Restate word for word the lines of the data below, from the first through the one that has "f16), [w], make)".

------------------------------

class HipBlockOps:

    def __init__(self):
        self.cache = _WeightCache()
        self.fused = True
        self.fuse_up = os.environ.get("PYTC_FUSE_UP", "0") == "1"
        self.fuse_up_cin = (64, 128)
        self.fold_norm = os.environ.get("PYTC_FOLD_NORM", "1") != "0"
        self.deep_gemm_rows = int(os.environ.get("PYTC_DEEP_GEMM_ROWS", "8192"))
        self.deep_gemm_cin = int(os.environ.get("PYTC_DEEP_GEMM_CIN", "0"))
        self.lds_mixer_rows = int(os.environ.get("PYTC_LDS_MIXER_ROWS", "131072"))
        self.chunk_mixer_rows = int(os.environ.get("PYTC_CHUNK_MIXER_ROWS", "16384"))
        self.chunk_mixer_hid = int(os.environ.get("PYTC_CHUNK_MIXER_HID", "512"))
        self.fuse_block = int(os.environ.get("PYTC_FUSE_BLOCK", "0"))

    def _taps(self, conv: nn.Module):
        w = conv.weight
        def make():
            c = w.shape[0]
            k = w.shape[-1]
            w3 = embed_stencil_2d(w.detach().float()) if w.dim() == 4 else w.detach().float()
            return w3.reshape(c, k ** 3).t().contiguous(), k
        return self.cache.get(("taps", id(conv)), [w], make)

    def _pw(self, conv: nn.Module, dt: torch.dtype, transposed: bool = False):
        w = conv.weight
        def make():
            w2 = w.detach().float().reshape(w.shape[0], w.shape[1]).contiguous()
            return ops.pw_pack_weight(w2, dt, transposed=transposed)
        return self.cache.get(("pw", id(conv), dt, transposed), [w], make)

    def _pw_paired(self, conv: nn.Module, transposed: bool = False, project: bool = False):
        w = conv.weight
        f16 = bool(project and ops.MLP_F16_PROJECT)
        def make():
            w2 = w.detach().float().reshape(w.shape[0], w.shape[1]).contiguous()
            return ops.pw_pack_weight_paired(w2, transposed=transposed, f16=f16)
        return self.cache.get(("pwp", id(conv), transposed, f16), [w], make)

    def _w2_matrix(self, conv: nn.Module):
        w = conv.weight
        return self.cache.get(("w2mat", id(conv)), [w], lambda: w.detach().float().reshape(w.shape[0], w.shape[1]).contiguous())

    def _fold(self, m, st, count, C: int, c_hid: int):
        gamma, beta = self._vec(m.norm, "weight", m.norm.weight), self._vec(m.norm, "bias", m.norm.bias)
        if self.fold_norm and ops.groupnorm_fold_mlp_supported(C, c_hid):
            w2n, b2n = ops.groupnorm_fold_mlp(st, count, gamma, beta, m.norm.eps, self._w2_matrix(m.conv2),
                                              self._vec(m.conv2, "bias", m.conv2.bias))
            return None, w2n, b2n
        return (ops.groupnorm_finalize(st, count, gamma, beta, m.norm.eps), self._pw_paired(m.conv2),
                self._vec(m.conv2, "bias", m.conv2.bias))

    def _head_w(self, conv: nn.Module):
        w = conv.weight
        def make():
            return ops.pack_head_fragment(w.detach().float().reshape(w.shape[0], w.shape[1]).t().contiguous())
        return self.cache.get(("headw", id(conv)), [w], make)

    def _grn(self, m, h: torch.Tensor, N: int, grid, c_hid: int, kind: str) -> torch.Tensor:
        Do, Ho, Wo = grid
        hv = h.view(N, Do, Ho, Wo, c_hid)
        core = hv[:, 1:, 1:, 1:].contiguous() if kind == "up" else hv
        sumsq = ops.channel_stats(core)[:, :, 1].sum(1)
        gx = sumsq.clamp_min(0).sqrt()
        nx = gx / (gx.mean(1, keepdim=True) + 1e-6)
        g = self._vec(m, "grn_gamma", m.grn_gamma).view(1, c_hid)
        b = self._vec(m, "grn_beta", m.grn_beta).view(1, c_hid)
        ab = torch.stack([g * nx + 1.0, b.expand(N, c_hid)], 1).contiguous()
        return ops.affine_act(hv, ab, nat.ACT_NONE, 0.0).view(N, Do * Ho * Wo, c_hid)

    def _vec(self, owner, name: str, p: Optional[torch.Tensor]):
        if p is None:
            return None
        return self.cache.get(("vec", id(owner), name), [p], lambda: _f32(p).reshape(-1))

    def pointwise(self, x: torch.Tensor, conv: nn.Module, *, out_dtype=None, transposed=False, act=nat.ACT_NONE):
        N = x.shape[0]
        spatial = tuple(x.shape[1:-1])
        rows = 1
        for s in spatial:
            rows *= s
        c_in = x.shape[-1]
        c_out = conv.weight.shape[1] if transposed else conv.weight.shape[0]
        dt = x.dtype if x.dtype == torch.bfloat16 else torch.float32
        wdt = torch.bfloat16 if (dt == torch.bfloat16 or (out_dtype == torch.bfloat16)) else torch.float32
        wp = self._pw(conv, wdt, transposed)
        y = ops.pw_conv(x, wp, self._vec(conv, "bias", conv.bias), N=N, rows_per_sample=rows, c_in=c_in,
                        c_out=c_out, out_dtype=out_dtype or x.dtype, act=act)
        return y.view(N, *spatial, c_out)

    def block(self, m: MedNeXtBlock, x: torch.Tensor, skip: Optional[torch.Tensor] = None, head: Optional[nn.Module] = None,
              out: Optional[torch.Tensor] = None, proj: Optional[nn.Module] = None):
        if m.dim == "2d":
            if x.shape[1] != 1:
                raise ValueError(f"dim='2d' MedNeXt blocks take depth-1 volumes (N, 1, H, W, C), got {tuple(x.shape)}")
            if m.kind == "up":
                sk3 = None
                if skip is not None:
                    sk3 = skip.new_zeros((skip.shape[0], 2) + tuple(skip.shape[2:]))
                    sk3[:, 1] = skip[:, 0]
                y = self._block(m, x, sk3, None)[:, 1:2].contiguous()
                return y if out is None else out.copy_(y)
        return self._block(m, x, skip, head, out, proj)

    def _block(self, m: MedNeXtBlock, x: torch.Tensor, skip: Optional[torch.Tensor] = None, head: Optional[nn.Module] = None,
               out: Optional[torch.Tensor] = None, proj: Optional[nn.Module] = None):
        y = self._block_any(m, x, skip, head, out, proj)
        if out is None or isinstance(y, tuple) or y is out:
            return y
        if y.data_ptr() == out.data_ptr():
            return out
        return out.copy_(y.view(out.shape))

    def _block_any(self, m: MedNeXtBlock, x: torch.Tensor, skip: Optional[torch.Tensor] = None, head: Optional[nn.Module] = None,
                   out: Optional[torch.Tensor] = None, proj: Optional[nn.Module] = None):
        is_ln = isinstance(m.norm, _ChannelLayerNorm)
        if not is_ln and not isinstance(m.norm, nn.GroupNorm):
            raise NotImplementedError(f"unsupported MedNeXt norm module {type(m.norm).__name__}")
        dt = x.dtype
        N, D, H, W, C = x.shape
        taps, K = self._taps(m.conv1)
        b1 = self._vec(m.conv1, "bias", m.conv1.bias)
        kind = m.kind
        c_hid = m.conv2.weight.shape[0]
        c_out = m.conv3.weight.shape[0]
        if (kind == "up" and self.fused and self.fuse_up and C in self.fuse_up_cin and dt == torch.bfloat16 and K == 3 and not m.grn and not is_ln
                and m.dim == "3d"
                and skip is not None and m.conv2.bias is not None and m.conv3.bias is not None
                and ops.pw_mlp_up_supported(C, c_hid, c_out)):
            return self._up_block_fused(m, x, skip, taps, b1, c_hid, c_out)
        if (kind == "block" and self.fused and self.fuse_block and self.fold_norm and dt == torch.bfloat16 and K == 3 and not m.grn and not is_ln
                and m.dim == "3d" and m.conv2.bias is not None and m.conv3.bias is not None and ops.MLP_F16_PROJECT
                and ops.dwmix_supported(x, c_hid, c_out) and ops.groupnorm_fold_mlp_supported(C, c_hid)
                and proj is None
                and (head is None or (head.weight.shape[1] <= 16 and ops.pw_mlp_head_supported(C, c_hid, c_out)))):
            return self._block_dwmix(m, x, taps, b1, c_hid, c_out, head, out)
        if kind == "up":
            t, st = ops.dwconv3d(x, taps, b1, K=K, transposed=True, stats=not is_ln)
            count = float((2 * D - 1) * (2 * H - 1) * (2 * W - 1))
        else:
            t, st = ops.dwconv3d(x, taps, b1, K=K, stride=2 if kind == "down" else 1, stats=not is_ln)
            count = float(t.shape[1] * t.shape[2] * t.shape[3])
        gamma, beta = self._vec(m.norm, "weight", m.norm.weight), self._vec(m.norm, "bias", m.norm.bias)
        if is_ln:
            t = ops.layernorm_rows(t, gamma, beta, m.norm.eps)
            ab = None
        else:
            ab = None
        _, Do, Ho, Wo, _ = t.shape
        rows = Do * Ho * Wo
        small = (self.fused and dt == torch.bfloat16 and not m.grn and not is_ln and N * rows < SMALL_ROWS_TWO_GEMMS
                 and ops.pw_conv_paired_supported(c_in=C, c_out=c_hid, in_dtype=dt, out_dtype=dt)
                 and ops.pw_conv_paired_supported(c_in=c_hid, c_out=c_out, in_dtype=dt, out_dtype=dt))
        if (not small and self.fused and dt == torch.bfloat16 and not m.grn and not is_ln and m.conv2.bias is not None
                and m.conv3.bias is not None and head is None and ops.MLP_F16_PROJECT
                and (rows <= self.deep_gemm_rows or (self.deep_gemm_cin and C >= self.deep_gemm_cin))
                and ops.pw_gemm_supported(C, c_hid) and ops.pw_gemm_supported(c_hid, c_out)):
            ab = ops.groupnorm_finalize(st, count, gamma, beta, m.norm.eps)
            return self._block_deep_gemm(m, x, t, ab, skip, (N, D, H, W, C), (Do, Ho, Wo), c_hid, c_out, out)
        if (not small and self.fused and dt == torch.bfloat16 and not m.grn and not is_ln and m.conv2.bias is not None
                and m.conv3.bias is not None and ops.pw_mlp_supported(C, c_hid, c_out)):
            ab, w2x, b2x = self._fold(m, st, count, C, c_hid)
            if (head is not None and kind == "block" and head.weight.shape[1] <= 16
                    and ops.pw_mlp_head_supported(C, c_hid, c_out)):
                _, logits = ops.pw_mlp_head(t, ab, w2x, b2x,
                                            self._pw_paired(m.conv3, project=True), self._vec(m.conv3, "bias", m.conv3.bias),
                                            self._head_w(head), self._vec(head, "bias", head.bias), N=N,
                                            rows_per_sample=rows, c_in=C, c_hid=c_hid, c_out=c_out,
                                            res=x if m.do_res else None, store_y=False)
                return None, logits.view(N, Do, Ho, Wo, -1)
            if (proj is not None and head is None and out is None and kind == "block" and ab is None and ops.MLP_F16_PROJECT
                    and tuple(proj.weight.shape[:2]) == (32, c_out) and ops.pw_mlp_proj_supported(C, c_hid, c_out, 32)):
                _, z = ops.pw_mlp_proj(t, w2x, b2x, self._pw_paired(m.conv3, project=True), self._vec(m.conv3, "bias", m.conv3.bias),
                                       self._pw_paired(proj), self._vec(proj, "bias", proj.bias), N=N, rows_per_sample=rows, c_in=C,
                                       c_hid=c_hid, c_out=c_out, res=x if m.do_res else None, store_y=False)
                return None, z.view(N, Do, Ho, Wo, 32)
            return self._block_fused(m, x, t, ab, skip, (N, D, H, W, C), (Do, Ho, Wo), c_hid, c_out, out, w2x, b2x)
        if not is_ln:
            ab = ops.groupnorm_finalize(st, count, gamma, beta, m.norm.eps)
        G = {}
        if small:
            h = ops.pw_conv(t, self._pw_paired(m.conv2), self._vec(m.conv2, "bias", m.conv2.bias), N=N, rows_per_sample=rows,
                            c_in=C, c_out=c_hid, out_dtype=dt, ab=ab, w_paired=True)
            w3, b3 = self._pw_paired(m.conv3), self._vec(m.conv3, "bias", m.conv3.bias)
            G = dict(pre_act=nat.ACT_GELU, w_paired=True)
        else:
            h = ops.pw_conv(t, self._pw(m.conv2, dt), self._vec(m.conv2, "bias", m.conv2.bias), N=N,
                            rows_per_sample=rows, c_in=C, c_out=c_hid, out_dtype=dt, ab=ab, act=nat.ACT_GELU)
            if m.grn:
                h = self._grn(m, h, N, (Do, Ho, Wo), c_hid, kind)
            w3, b3 = self._pw(m.conv3, dt), self._vec(m.conv3, "bias", m.conv3.bias)
        if kind == "block":
            y = ops.pw_conv(h, w3, b3, N=N, rows_per_sample=rows, c_in=c_hid, c_out=c_out, out_dtype=dt,
                            res=x if m.do_res else None, res_mode=nat.RES_ADD if m.do_res else nat.RES_NONE, **G)
        elif kind == "down":
            res = None
            if m.resample_do_res:
                res = ops.pw_conv(x, self._pw(m.res_conv, dt), self._vec(m.res_conv, "bias", m.res_conv.bias),
                                  N=N, rows_per_sample=rows, c_in=C, c_out=c_out, out_dtype=dt, gather=2,
                                  grid=(D, H, W))
            y = ops.pw_conv(h, w3, b3, N=N, rows_per_sample=rows, c_in=c_hid, c_out=c_out, out_dtype=dt,
                            res=res, res_mode=nat.RES_ADD if res is not None else nat.RES_NONE, **G)
        else:
            if skip is None:
                skip = torch.zeros((N, Do, Ho, Wo, c_out), dtype=dt, device=x.device)
            res_low = res_bias = None
            if m.resample_do_res:
                res_bias = self._vec(m.res_conv, "bias", m.res_conv.bias)
                res_low = ops.pw_conv(x, self._pw(m.res_conv, dt, transposed=True), res_bias, N=N,
                                      rows_per_sample=D * H * W, c_in=C, c_out=c_out, out_dtype=dt)
            y = ops.pw_conv(h, w3, b3, N=N, rows_per_sample=rows, c_in=c_hid, c_out=c_out, out_dtype=dt,
                            res=skip, res_mode=nat.RES_UPSAMPLE, grid=(Do, Ho, Wo), res_low=res_low,
                            res_bias=res_bias, **G)
        return y.view(N, Do, Ho, Wo, c_out)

------------------------------

Response area:
class HipBlockOps:

    def __init__(self):
        self.cache = _WeightCache()
        self.fused = True
        self.fuse_up = os.environ.get("PYTC_FUSE_UP", "0") == "1"
        self.fuse_up_cin = (64, 128)
        self.fold_norm = os.environ.get("PYTC_FOLD_NORM", "1") != "0"
        self.deep_gemm_rows = int(os.environ.get("PYTC_DEEP_GEMM_ROWS", "8192"))
        self.deep_gemm_cin = int(os.environ.get("PYTC_DEEP_GEMM_CIN", "0"))
        self.lds_mixer_rows = int(os.environ.get("PYTC_LDS_MIXER_ROWS", "131072"))
        self.chunk_mixer_rows = int(os.environ.get("PYTC_CHUNK_MIXER_ROWS", "16384"))
        self.chunk_mixer_hid = int(os.environ.get("PYTC_CHUNK_MIXER_HID", "512"))
        self.fuse_block = int(os.environ.get("PYTC_FUSE_BLOCK", "0"))

    def _taps(self, conv: nn.Module):
        w = conv.weight
        def make():
            c = w.shape[0]
            k = w.shape[-1]
            w3 = embed_stencil_2d(w.detach().float()) if w.dim() == 4 else w.detach().float()
            return w3.reshape(c, k ** 3).t().contiguous(), k
        return self.cache.get(("taps", id(conv)), [w], make)

    def _pw(self, conv: nn.Module, dt: torch.dtype, transposed: bool = False):
        w = conv.weight
        def make():
            w2 = w.detach().float().reshape(w.shape[0], w.shape[1]).contiguous()
            return ops.pw_pack_weight(w2, dt, transposed=transposed)
        return self.cache.get(("pw", id(conv), dt, transposed), [w], make)

    def _pw_paired(self, conv: nn.Module, transposed: bool = False, project: bool = False):
        w = conv.weight
        f16 = bool(project and ops.MLP_F16_PROJECT)
        def make():
            w2 = w.detach().float().reshape(w.shape[0], w.shape[1]).contiguous()
            return ops.pw_pack_weight_paired(w2, transposed=transposed, f16=f16)
        return self.cache.get(("pwp", id(conv), transposed, f16), [w], make)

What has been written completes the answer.